# [What you need to do]
Tally up how many lines in the listing below contain the string "rotations", and give only the total.

Segment Open

# graphdeco-inria/reduced-3dgs

Hardware: AMD Instinct MI355X
Metric: train iters/s (fwd+bwd) + Mpix/s render, 500k Gaussians @1600x1062 (higher is better)
Workload: dtype f32

## Files before the change

include/r3dgs_rasterizer.h:

```cpp
#ifndef R3DGS_RASTERIZER_H
#define R3DGS_RASTERIZER_H

#include <stddef.h>
#include <stdint.h>

#ifdef __cplusplus
extern "C" {
#endif

typedef char* (*r3dgs_alloc_fn)(size_t bytes, void* user);

const char* r3dgs_version(void);

const char* r3dgs_last_error(void);

size_t r3dgs_geometry_bytes(int P);
size_t r3dgs_geometry_bytes_lean(int P);
size_t r3dgs_binning_bytes(int P, int width, int height, int reserve);
size_t r3dgs_image_bytes(int width, int height);
int r3dgs_binning_capacity(int P, int width, int height, size_t bytes);

int r3dgs_mark_visible(int P, const float* means3D, const float* viewmatrix, const float* projmatrix,
                       unsigned char* present, void* stream);

// ... 17 lines not shown
                            int prefiltered, float* out_color, int* out_touched_pixels, float* out_transmittance,
                            int* radii, int calculate_mean_transmittance, int debug, void* stream);

#define R3DGS_PASS_TRUNCATED 1
#define R3DGS_PASS_DEPTH_BUCKET_OVERFLOW 2
int r3dgs_reserve_hint(int P, int width, int height);
int r3dgs_reserve_hint_view(int P, int width, int height, const float* viewmatrix);
long long r3dgs_forward_reserved(char* geom_buffer, char* binning_buffer, char* image_buffer, int reserve, int P,
                                 const int* D, int M, const float* background, int width, int height,
                                 const float* means3D, const float* shs, const float* colors_precomp,
                                 const float* opacities, const float* scales, float scale_modifier,
                                 const float* rotations, const float* cov3D_precomp, const float* viewmatrix,
                                 const float* projmatrix, const float* cam_pos, float tan_fovx, float tan_fovy,
                                 int prefiltered, float* out_color, int* out_touched_pixels, float* out_transmittance,
                                 int* radii, int calculate_mean_transmittance, int debug, void* stream);
long long r3dgs_inference_forward_reserved(char* geom_buffer, char* binning_buffer, char* image_buffer, int reserve,
                                           int P, const int* D, int bandsNum, const int* coeffsNum,
                                           const int* perBandPrimitiveCount, const int* cumSumPrimitiveCount,
                                           const float* background, int width, int height, const float* means3D,
                                           const float* shs, const float* colors_precomp, const float* opacities,
                                           const float* scales, float scale_modifier, const float* rotations,
                                           const float* cov3D_precomp, const float* viewmatrix, const float* projmatrix,
                                           const float* cam_pos, float tan_fovx, float tan_fovy, int prefiltered,
                                           float* out_color, int* out_touched_pixels, float* out_transmittance,
                                           int* radii, int calculate_mean_transmittance, int debug, void* stream);
int r3dgs_pass_query(long long ticket, int wait, int* num_rendered, int* visible, int* reserve, int* flags);
long long r3dgs_reserve_overflow_events(int* last_num_rendered, int* last_reserve);
int r3dgs_pass_pairs(long long ticket, int wait);
int r3dgs_forward_pairs(void);
int r3dgs_set_tight_rects(int on);
int r3dgs_export_rects(int P, char* geom_buffer, unsigned short* rects, void* stream);

int r3dgs_set_tile_order(int on);
int r3dgs_set_sh_cache(int on);
int r3dgs_set_f64_chain(int on);
void r3dgs_forward_hint(int will_backward);

int r3dgs_set_bwd_segments(int on);

int r3dgs_export_tile_order(int P, int R, int width, int height, char* binning_buffer, char* image_buffer,
                            unsigned int* quad_depth, unsigned int* unit_order, void* stream);
int r3dgs_bwd_units_cap(int R, int width, int height);

void r3dgs_reserve_forget(void);
void r3dgs_reserve_forget_view(const float* viewmatrix);
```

Segment Closed

# [Solution for this exercise]
2